Your assignment:
Using the listing, copy each whole line that features "bool".

##### The data #####

diff --git a/montecarlo_amd/csrc/amc_sweep.h b/montecarlo_amd/csrc/amc_sweep.h
--- a/montecarlo_amd/csrc/amc_sweep.h
+++ b/montecarlo_amd/csrc/amc_sweep.h
@@ -3,6 +3,21 @@
 #include "amc_wave_sums.h"
 
 namespace amc {
+
+#ifdef AMC_DIAG_STAMPS
+#define AMC_DIAG_WAVES 16384
+#define AMC_DIAG_POINTS 6
+static __device__ unsigned long long amc_diag_stamps[AMC_DIAG_WAVES][AMC_DIAG_POINTS];
+#define AMC_DIAG_STAMP(i)                                                                                                  \
+    do {                                                                                                                   \
+        unsigned long long amc_t_;                                                                                         \
+        asm volatile("s_memrealtime %0\n\ts_waitcnt lgkmcnt(0)" : "=s"(amc_t_)::"memory");                               \
+        const unsigned amc_w_ = blockIdx.x * (AMC_BLOCK / 64) + (threadIdx.x >> 6);                                        \
+        if ((threadIdx.x & 63) == 0 && amc_w_ < AMC_DIAG_WAVES) amc_diag_stamps[amc_w_][(i)] = amc_t_;                      \
+    } while (0)
+#else
+#define AMC_DIAG_STAMP(i) do {} while (0)
+#endif
 
 struct SweepArgs {
     real_t* x;
@@ -121,8 +136,13 @@
     }
 }
 
+#ifndef __HIPCC_RTC__
+#define AMC_SWEEP_RESIDENCY(MULTI) __attribute__((amdgpu_waves_per_eu((MULTI) ? 1 : 7)))
+#else
+#define AMC_SWEEP_RESIDENCY(MULTI)
+#endif
 template <int POT, bool MULTI, int LOG, bool BETA, bool SINGLE, int REDUCE = RED_FORM_NONE>
-__global__ __launch_bounds__(AMC_BLOCK) void sweep_kernel(const SweepArgs a)
+__global__ __launch_bounds__(AMC_BLOCK) AMC_SWEEP_RESIDENCY(MULTI) void sweep_kernel(const SweepArgs a)
 {
     static_assert(!MULTI || LOG, "K > 1 always keeps per-chain counters");
     constexpr bool RED_E = REDUCE == RED_FORM_E;
@@ -132,7 +152,9 @@
     if (REDUCE) r_init(red, s_red[threadIdx.x >> 6]);
     __shared__ double s_tab[MULTI ? (5 + AMC_SIGMA_MEMO) * AMC_MAX_MOVES : 1];
     __shared__ __attribute__((aligned(16))) uint8_t s_pick[MULTI ? AMC_PICK_CELLS : 16];
-    __shared__ double s_math[TAB_DOUBLES];
+    __shared__ __attribute__((aligned(16))) double s_math[TAB_DOUBLES];
+    AMC_DIAG_STAMP(0);
+    const MathTablePairs mt = math_tables_load(threadIdx.x);
     const int K = a.n_moves;
     if (MULTI) {
         stage_pick_table(s_pick, a.pick_tab);
@@ -164,19 +186,27 @@
 
     auto load_x = [&](int64_t b) -> real2 { return load_pair_block(a.x + 2 * b); };
     auto load_b = [&](int64_t b) -> real2 { return load_pair_block(a.beta_arr + 2 * b); };
+    auto stage = [&]() {
+        math_tables_store(s_math, threadIdx.x, mt);
+#ifdef AMC_USER_LOGQ
+        stage_user_theta(a.ptab, MULTI);
+#endif
+        __syncthreads();
+        AMC_DIAG_STAMP(1);
+    };
+    constexpr bool AHEAD = SINGLE;
+    StepDraws dr_nxt = {};
     real2 x_nxt = {(real_t)0.0, (real_t)0.0}, b_nxt = {(real_t)a.beta, (real_t)a.beta};
     if (first < n_pairs) {
         x_nxt = load_x(first);
         if (BETA) b_nxt = load_b(first);
-    }
-    constexpr bool AHEAD = SINGLE;
-    StepDraws dr_nxt = {};
-    if (AHEAD && first < n_pairs) dr_nxt = step_draws(a, a.pair0 + (uint64_t)(first + threadIdx.x), a.t0);
-#ifdef AMC_USER_LOGQ
-    stage_user_theta(a.ptab, MULTI);
-#endif
-    stage_math_tables(s_math, threadIdx.x, AMC_BLOCK);
-    __builtin_amdgcn_s_waitcnt(0x0F70);
+        stage();
+        if (AHEAD) dr_nxt = step_draws(a, a.pair0 + (uint64_t)(first + threadIdx.x), a.t0);
+        __builtin_amdgcn_s_waitcnt(0x0F70);
+    } else {
+        stage();
+    }
+    AMC_DIAG_STAMP(2);
     real2 x_done = {(real_t)0.0, (real_t)0.0};
     uint32_t lw_done = 0;
     int64_t base_done = -1;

#####

Output for this exercise:
 template <int POT, bool MULTI, int LOG, bool BETA, bool SINGLE, int REDUCE = RED_FORM_NONE>
     constexpr bool RED_E = REDUCE == RED_FORM_E;
+    constexpr bool AHEAD = SINGLE;
-    constexpr bool AHEAD = SINGLE;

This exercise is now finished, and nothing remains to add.